5. Draw out the mixed feelings instead of trying to stop impulsive behavior. “Trying to stop impulsive behavior is like standing in front of a freight train and commanding it to stop. When a child’s behavior is driven by instinct and emotion, there is little chance of imposing order through confrontation and barking commands.” Isn’t that truth? The authors talk about neuropyschologists who have uncovered that much of a child’s responses are driven by instinct and emotion, not from conscious decision making. (Which is what I have said time and time again in this space! See the back post on defiance, it is ever popular!) The authors talk about how to use mixed feelings to bring order out. Again, I think this tactic is for much older children.
6. When dealing with an impulsive child, try scripting the desired behavior instead of demanding maturity. “Children who have trouble with self-control also lack the ability to recognize the impact of their behavior or to anticipate consequences. They are incapable of thinking twice before acting or of appreciating how their actions affect other people.” We help our children by providing cues with models. “Many kinds of behavior can be scripted: fairness, helping, sharing, co-operation, conversation, gentleness, consideration, getting along.”
7. When unable to change the child, try changing the child’s world.
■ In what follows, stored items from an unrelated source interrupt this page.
template <class Walk, class Sampling, typename pos_t, bool kTrail, bool kWide, bool kFirst = false, bool kAhead = false>
__device__ __forceinline__ void sweep_element(const Walk& walk, const Sampling& sampling, uint64_t e, uint64_t v64,
                                              uint64_t* __restrict__ val, uint16_t* __restrict__ key, uint32_t step, pos_t* __restrict__ out,
                                              const Block* __restrict__ member, uint64_t* __restrict__ rec, uint64_t slot0,
                                              uint32_t& n_lv, uint32_t& n_lf, uint32_t& n_fin, bool probed = false, uint8_t* __restrict__ front = nullptr)
{
    constexpr uint32_t kShift = kWide ? 33 : 32;
    constexpr uint64_t kPosMask = (1ull << kShift) - 1;
    uint64_t i = v64 & kPosMask;
    uint8_t in_front = 0xFF;
    uint64_t sv = 0;
    uint32_t owner = 0;
    if (sampling.probe(i, sv)) {
        uint64_t r = sv + step;
        if (r >= walk.n()) r -= walk.n();
        if (kTrail) rec[slot0 + (v64 >> kShift)] = r;
        else out[v64 >> kShift] = (pos_t)r;
        key[e] = (uint16_t)walk.sigma();
        ++n_fin;
    } else if (kTrail && !kFirst && !probed && member_probe(member, i, owner)) {
        rec[slot0 + (v64 >> kShift)] = follow_owner<kShift>(rec, owner, step);
        key[e] = (uint16_t)walk.sigma();
        ++n_fin;
    } else {
        if (kTrail && kFirst) rec[slot0 + (v64 >> kShift)] = ~0ull;
        uint32_t c;
        const uint64_t j = walk.lf(i, c, n_lv);
        ++n_lf;
        if (kTrail && kAhead && member_probe(member, j, owner)) {
            rec[slot0 + (v64 >> kShift)] = ((uint64_t)(step + 1) << kShift) | owner;
            key[e] = (uint16_t)walk.sigma();
            ++n_fin;
            in_front = (uint8_t)c;
        } else {
            val[e] = (v64 & ~kPosMask) | j;
            key[e] = (uint16_t)c;
        }
    }
    if (kTrail && kFirst && front) front[slot0 + (v64 >> kShift)] = in_front;
}

#ifndef VLG_SWEEP_PAIRS
#define VLG_SWEEP_PAIRS 1
#endif
constexpr bool kSweepPairs = VLG_SWEEP_PAIRS != 0;
static_assert(VLG_SWEEP_PAIRS == 0 || VLG_SWEEP_PAIRS == 1, "VLG_SWEEP_PAIRS: 0 or 1");
template <class Walk, class Sampling, typename pos_t, bool kTrail, bool kWide>
__global__ void __launch_bounds__(256) sweep_step_kernel(typename Walk::View iv, uint64_t* __restrict__ val, uint16_t* __restrict__ key, uint64_t count,
                                                         uint32_t step, pos_t* __restrict__ out,
                                                         unsigned long long* __restrict__ stats ,
                                                         unsigned long long* __restrict__ n_done, const Block* __restrict__ member,
                                                         uint64_t* __restrict__ rec, uint64_t slot0, bool probed)
{
    __shared__ typename Walk::Lds s;
    Walk::stage(s, iv);
    const Walk walk{iv, s};
    const Sampling sampling(iv);
    uint32_t n_lv = 0, n_lf = 0, n_fin = 0;
    for (uint64_t e = (uint64_t)blockIdx.x * blockDim.x + threadIdx.x; e < count; e += (uint64_t)gridDim.x * blockDim.x)
        sweep_element<Walk, Sampling, pos_t, kTrail, kWide>(walk, sampling, e, val[e], val, key, step, out, member, rec, slot0, n_lv, n_lf, n_fin, probed);
    unsigned long long v[3] = {n_lf, n_lv, n_fin};
    unsigned long long* const dst[3] = {&stats[0], &stats[1], n_done};
    block_add<3>(v, dst);
}
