int dv_bn_reduce_stats(const float* partials, int32_t n_tiles, int32_t tile_rows, int32_t pitch, int64_t M, int32_t C,
                       float* local_stats , void* stream);
int dv_bn_stats_finalize(const float* partials, int32_t n_tiles, int32_t tile_rows, int32_t pitch, int64_t M, int32_t C,
                         float* local_stats , const float* gamma, const float* beta, float eps,
                         float momentum, float* running_mean, float* running_var, float* mean, float* invstd,
                         float* scale, float* shift, void* stream);
int dv_bn_rows_partials_f32(const float* x, int32_t ldx, int32_t M, int32_t C, float* partials, void* stream);
int dv_addcmul_f32(float* y, const float* a, const float* b, float alpha, int32_t n, void* stream);
int dv_bn_eval_coeffs(const float* gamma, const float* beta, const float* running_mean, const float* running_var,
                      float eps, int32_t C, float* scale, float* shift, void* stream);
int dv_bn_finalize(const float* stats , int32_t R,
                   int32_t stride, int32_t C, const float* gamma,
                   const float* beta, float eps, float momentum, float* running_mean, float* running_var,
                   float* mean, float* invstd, float* scale, float* shift, void* stream);
int dv_bn_apply(int32_t dtype, const void* x, int32_t ldx, const float* scale, const float* shift,
                const void* residual, int32_t ldr, void* y, int32_t ldy, int64_t M, int32_t C,
                int32_t flags, void* stream);
typedef struct dv_bn_item {
  const float* partials; float* local_stats; const float* gamma; const float* beta;
  float* running_mean; float* running_var; float* mean; float* invstd; float* scale; float* shift;
  const void* x; const void* residual; void* y; const void* dy; void* dx; void* dres;
  float* sums; float* dgamma; float* dbeta;
  int64_t M;
  int32_t n_tiles, tile_rows, pitch, C, ldx, ldr, ldy, lddy, lddx, lddres;
  int32_t fwd_flags, bwd_flags, n_rep;
  float eps, momentum, inv_count, dparam_scale;
  int32_t blk_stats, blk_apply, blk_red, blk_bapply;
  float* red_ws;
} dv_bn_item;
int dv_bn_stats_multi(const dv_bn_item* items, int32_t n, int32_t finalize, int32_t total_blocks, void* stream);
int dv_bn_finalize_multi(const dv_bn_item* items, int32_t n, int32_t total_blocks, const float* local_base,
                         const float* gathered, int32_t R, int32_t stride, void* stream);
int dv_bn_apply_multi(int32_t dtype, const dv_bn_item* items, int32_t n, int32_t total_blocks, void* stream);
int dv_bn_bwd_reduce_multi(int32_t dtype, const dv_bn_item* items, int32_t n, int32_t total_blocks, void* stream);
int dv_bn_bwd_apply_multi(int32_t dtype, const dv_bn_item* items, int32_t n, int32_t total_blocks, int32_t max_c,
                          void* stream);
int dv_bn_bwd_blocks(int64_t M, int32_t C);
int64_t dv_bn_bwd_reduce_workspace(int64_t M, int32_t C);
int dv_bn_bwd_reduce(int32_t dtype, const void* dy, int32_t lddy, const void* y, int32_t ldy, const void* x,
                     int32_t ldx, const float* mean, const float* invstd, int64_t M, int32_t C,
                     int32_t flags, float* sums, int32_t n_rep, float* ws, void* stream);
int dv_bn_bwd_apply(int32_t dtype, const void* dy, int32_t lddy, const void* y, int32_t ldy, const void* x,
                    int32_t ldx, const float* mean, const float* invstd, const float* gamma,
                    const float* sums , int32_t n_rep, float inv_count,
                    float dparam_scale, float* dgamma, float* dbeta, void* dx, int32_t lddx, void* dres, int32_t lddres,
                    int64_t M, int32_t C, int32_t flags, void* stream);
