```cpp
void mf_factor(Ctx &C, int want, bool with_rhs, bool values_done)
{
    const DV &d = C.d;
    hipStream_t s = C.stream;
    static const bool v1 = getenv("SQPHIP_MF_V1") != nullptr;
    const int wr = (int)with_rhs;
    const int nb = d.mf.fronts1 && d.spec_mode != 0 ? 2 * d.B : d.B;
    if (!v1 && !values_done) mf_values(C, want);
    const bool stat = !(getenv("SQPHIP_MF_STATIC") && atoi(getenv("SQPHIP_MF_STATIC")) == 0);
    const bool packed = !(getenv("SQPHIP_MF_F2_PACKED") && atoi(getenv("SQPHIP_MF_F2_PACKED")) == 0);
    const bool spine = !v1 && d.mf.sp_n > 0 && C.mf_big_lds;
    int li = 0, cls_open = -1;
    for (const MfLaunch &L : C.mfp().fac) {
        if (spine && li++ >= C.mfp().fac_below) break;
        const int cls = mf_launch_narrow(L, C.mfp().narrow_level) ? KC_FRONTS_TOP : KC_FRONTS_LOW;
        if (cls != cls_open) { if (cls_open >= 0) C.tm.close(cls_open, s); C.tm.open(s); cls_open = cls; }
        const dim3 grid(L.count, nb);
        const int T = L.tiles;
        if (v1 || T > 13) { C.mf_census[MFK_FACTOR_R1]++; hipLaunchKernelGGL((k_mf_factor<256, true>), grid, dim3(256), 0, s, d, L.begin, want, wr); continue; }
#define MF_GENERIC(NW, MAXT, IMG) do { constexpr int kid_ = mf_factor2_kid(NW, MAXT, IMG); static_assert(kid_ >= 0, "census: no counter"); C.mf_census[kid_]++; \
        if (IMG && packed) hipLaunchKernelGGL((k_mf_factor2<NW, MAXT, IMG, IMG>), grid, dim3(64 * NW), 8 * mf_factor2_lds_doubles(T, IMG, true), s, d, L.begin, want, wr, T); \
        else hipLaunchKernelGGL((k_mf_factor2<NW, MAXT, IMG, false>), grid, dim3(64 * NW), 8 * mf_factor2_lds_doubles(T, IMG, false), s, d, L.begin, want, wr, T); } while (0)
#define MF_STATIC(TT, NW, IMG) do { constexpr int kid_ = mf_front_kid(TT, NW, IMG); static_assert(kid_ >= 0, "census: no counter"); C.mf_census[kid_]++; hipLaunchKernelGGL((k_mf_front<TT, NW, IMG>), grid, dim3(64 * NW), 8 * (size_t)mf_front_lds_doubles(TT, NW, IMG), s, d, L.begin, want, wr); } while (0)
        const int stat_min = getenv("SQPHIP_MF_STATIC_MIN") ? atoi(getenv("SQPHIP_MF_STATIC_MIN")) : (L.small && mf_launch_narrow(L, C.mfp().narrow_level) ? 1 : 4);
        const bool nw8 = !(getenv("SQPHIP_MF_NW8") && atoi(getenv("SQPHIP_MF_NW8")) == 0);
        const int nw4 = L.small ? (getenv("SQPHIP_MF_NW4") ? atoi(getenv("SQPHIP_MF_NW4")) : 3) : 0;
        const bool big_img = C.mf_big_lds && !(getenv("SQPHIP_MF_BIG_LDSIMG") && atoi(getenv("SQPHIP_MF_BIG_LDSIMG")) == 0);
        static const int stat_max = getenv("SQPHIP_MF_STATIC_MAX") ? atoi(getenv("SQPHIP_MF_STATIC_MAX")) : 12;
        if (!stat || T > stat_max || T > 12 || T < stat_min) {
            if (T <= 2) MF_GENERIC(1, 3, true);
            else if (T <= 4) MF_GENERIC(2, 5, true);
            else if (T <= 5) MF_GENERIC(4, 4, true);
            else if (T <= 8) MF_GENERIC(4, 9, false);
            else MF_GENERIC(8, 12, false);
            continue;
        }
        switch (T) {
        case 1: MF_STATIC(1, 1, true); break;
        case 2: MF_STATIC(2, 1, true); break;
        case 3: MF_STATIC(3, 1, true); break;
        case 4: if (nw4 & 1) MF_STATIC(4, 4, true); else MF_STATIC(4, 2, true); break;
        case 5: if (nw4 & 2) MF_STATIC(5, 4, true); else MF_STATIC(5, 2, true); break;
        case 6: if (big_img && L.small) { if (nw8) MF_STATIC(6, 8, true); else MF_STATIC(6, 4, true); } else MF_STATIC(6, 4, false); break;
        case 7: if (big_img && L.small) { if (nw8) MF_STATIC(7, 8, true); else MF_STATIC(7, 4, true); } else MF_STATIC(7, 4, false); break;
        case 8: if (big_img && L.small) { if (nw8) MF_STATIC(8, 8, true); else MF_STATIC(8, 4, true); } else MF_STATIC(8, 4, false); break;
        case 9: MF_STATIC(9, 8, false); break;
        case 10: MF_STATIC(10, 8, false); break;
        case 11: MF_STATIC(11, 8, false); break;
        default: MF_STATIC(12, 8, false); break;
        }
#undef MF_GENERIC
#undef MF_STATIC
    }
    if (cls_open >= 0) C.tm.close(cls_open, s);
    if (spine) { C.tm.open(s); C.mf_census[MFK_SPINE]++; hipLaunchKernelGGL(k_mf_spine, dim3(1, nb), dim3(MF_SP_NT), (size_t)C.mfp().spine_lds_bytes, s, d, want, wr); C.tm.close(KC_FRONTS_TOP, s); }
    C.mf_factor_launches += spine ? (long)C.mfp().fac_below + 1 : (long)C.mfp().fac.size();
}

bool mf_solve_tests_inertia(const Ctx &C)
{
    static const bool off = getenv("SQPHIP_MF_INERTIA_KERNEL") != nullptr;
    return !off && C.d.sparse && C.d.mf.top_n > 0 && !mf_generic_solves() && !(C.d.B >= (getenv("SQPHIP_MF_INST_SOLVE_MIN") ? atoi(getenv("SQPHIP_MF_INST_SOLVE_MIN")) : (1 << 30)));
}

void mf_solve(Ctx &C, int want, bool skip_fwd, bool inertia, int also)
{
    const DV &d = C.d;
    hipStream_t s = C.stream;
    const int generic = mf_generic_solves();
    static const int inst_min = getenv("SQPHIP_MF_INST_SOLVE_MIN") ? atoi(getenv("SQPHIP_MF_INST_SOLVE_MIN")) : (1 << 30);
    if (d.B >= inst_min && d.mf.max_front * 8 * 16 <= 64 * 1024) {
        C.mf_census[MFK_SOLVE_INST]++;
        hipLaunchKernelGGL(k_mf_solve_inst<16>, dim3(d.B), dim3(1024), (size_t)d.mf.max_front * 8 * 16, s, d, want, skip_fwd ? 0 : 1, generic);
        return;
    }
    const bool lvl2 = !(getenv("SQPHIP_MF_LEVEL2") && atoi(getenv("SQPHIP_MF_LEVEL2")) == 0);
    if (!C.mf_big_lds) throw std::string("sqphip: the solve kernels could not be granted 160 KB of dynamic LDS on this device (mf_device_setup)");
    if (also >= 0 && !(skip_fwd && d.mf.top_n > 0 && !generic && d.B < inst_min)) throw std::string("sqphip: mf_solve: a second phase needs the streamed top behind a fused forward pass");
    const int fwant = also >= 0 ? also : want;
    const bool run_fwd = !skip_fwd || also >= 0;
    if (run_fwd && !C.mfp().fwd.empty()) C.tm.open(s);
    if (run_fwd)
        for (const MfLaunch &L : C.mfp().fwd) {
            C.mf_census[lvl2 && !generic && L.wimg >= 0 ? (L.hasbig ? MFK_FWD2_BIG : MFK_FWD2) : MFK_FWD]++;
            if (lvl2 && !generic && L.wimg >= 0) {
                if (L.hasbig) hipLaunchKernelGGL(k_mf_fwd2<true>, dim3(L.count, d.B), dim3(256), L.lds2, s, d, L.begin, fwant, L.wimg);
                else hipLaunchKernelGGL(k_mf_fwd2<false>, dim3(L.count, d.B), dim3(256), L.lds2, s, d, L.begin, fwant, L.wimg);
            }
            else hipLaunchKernelGGL(k_mf_fwd, dim3(L.count, d.B), dim3(256), L.lds_bytes, s, d, L.begin, fwant, generic, L.tiles, L.cls, L.lds_bytes / 8 - L.cls);
        }
    if (run_fwd && !C.mfp().fwd.empty()) C.tm.close(KC_SOLVE_LEVELS, s);
    const bool has_top = (d.mf.top_n > 0 && !generic) || C.mfp().top.count > 0;
    if (has_top) C.tm.open(s);
    if (d.mf.top_n > 0 && !generic) {
        const size_t lds = (size_t)C.mfp().top2_lds_bytes;
        C.mf_census[MFK_SOLVE_TOP2]++;
        const char *ser = getenv("SQPHIP_INERTIA_SERIAL");
        hipLaunchKernelGGL(k_mf_solve_top2, dim3(d.B), dim3(256), lds, s, d, want, skip_fwd ? 0 : 1, inertia ? (ser && atoi(ser) ? 2 : 1) : 0, also);
    } else if (const MfLaunch &T = C.mfp().top; T.count > 0) {
        C.mf_census[MFK_SOLVE_TOP]++;
        hipLaunchKernelGGL(k_mf_solve_top, dim3(d.B), dim3(256), T.lds_bytes, s, d, T.begin, T.count, want, skip_fwd ? 0 : 1, generic,
                           T.tiles, T.cls, T.lds_bytes / 8 - T.cls);
    }
    if (has_top) C.tm.close(KC_SOLVE_TOP, s);
    if (!C.mfp().bwd.empty()) C.tm.open(s);
    for (const MfLaunch &L : C.mfp().bwd) {
// ... 12 lines not shown
```

Measured before the change: 10530.

## Use packed lower-triangular tile layout for the static front LDS image

```diff
diff --git a/sqpsolver.jl_amd/csrc/mfront.hip b/sqpsolver.jl_amd/csrc/mfront.hip
--- a/sqpsolver.jl_amd/csrc/mfront.hip
+++ b/sqpsolver.jl_amd/csrc/mfront.hip
@@ -439,10 +439,18 @@
     __builtin_amdgcn_wave_barrier();
 }
 
-__host__ __device__ constexpr int mf_front_lds_doubles(int T, int NW, bool ldsimg)
-{
-    const int R = 16 * T, u = (ldsimg ? R * R : 0) > 16 * R ? R * R : 16 * R;
-    return u + 256 + 40 + R + 64 * NW;
+__host__ __device__ constexpr int mf_front_img_doubles(int T, bool ldsimg, bool packed)
+{
+    const int R = 16 * T, img = !ldsimg ? 0 : packed ? 128 * T * (T + 1) : R * R;
+    return img > 16 * R ? img : 16 * R;
+}
+__host__ __device__ constexpr bool mf_front_img_holds_rows(int T) { return 128 * T * (T + 1) >= 16 * 16 * T; }
+static_assert(mf_front_img_holds_rows(1) && mf_front_img_holds_rows(2) && mf_front_img_holds_rows(3) && mf_front_img_holds_rows(4) &&
+              mf_front_img_holds_rows(5) && mf_front_img_holds_rows(6) && mf_front_img_holds_rows(7) && mf_front_img_holds_rows(8),
+              "packed image: 128 T (T + 1) >= 16 R for every T with an LDS image (equality at T = 1)");
+__host__ __device__ constexpr int mf_front_lds_doubles(int T, int NW, bool ldsimg, bool packed = false)
+{
+    return mf_front_img_doubles(T, ldsimg, packed) + 256 + 40 + 16 * T + 64 * NW;
 }
 
 template <int T, int NW, int W> struct MfTileSet {
@@ -452,9 +460,10 @@
 
 template <int T, int NW, int W> struct MfAcc { d4 v[MfTileSet<T, NW, W>::NTILES]; };
 
-template <int T, int NW, int W, bool LDSIMG>
+template <int T, int NW, int W, bool LDSIMG, bool PACKED = false>
 __device__ __forceinline__ void mf_front_load(MfAcc<T, NW, W> &A, const double *F, int LD, int fs, int lane)
 {
+    static_assert(LDSIMG || !PACKED, "the packed layout is that of the LDS image");
     auto &acc = A.v;
     constexpr int NROWS = MfTileSet<T, NW, W>::NROWS;
     const int l15 = lane & 15, l4 = lane >> 4;
@@ -468,7 +477,7 @@
             for (int rr = 0; rr < 4; ++rr) {
                 const int col = 16 * tj + l4 + 4 * rr, row = 16 * ti + l15;
                 const bool in = LDSIMG || (row <= fs && col < fs);
-                acc[o + tj][rr] = in ? F[col * LD + row] : 0.0;
+                acc[o + tj][rr] = in ? F[PACKED ? 256 * (ti * (ti + 1) / 2 + tj) + 64 * rr + lane : col * LD + row] : 0.0;
             }
         o += ti + 1;
     }
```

The authors give some great examples, but also provide the caution that some parents use this technique to extreme lengths and remind us that this should never be used to the exclusion of the other six discipline methods mentioned.
Lastly, the authors point out that “the use of structure and routine is a powerful way of imposing order on a child’s world, and thus on the child’s behavior.” This was a traditional function of culture that is being eroded away.
“Structures need to be created for meals and for bedtimes, for separations and reunions, for hygiene and putting things away, for family interaction and closeness, for practice and for homework, for emergent self-directed play and for creative solitude. Good structures do not draw attention to themselves or the underlying agenda, they minimize bossing and coercion.” Sounds like what Waldorf education says about the use of rhythm to me….
Interesting chapter! Thoughts, comments from those of you reading along?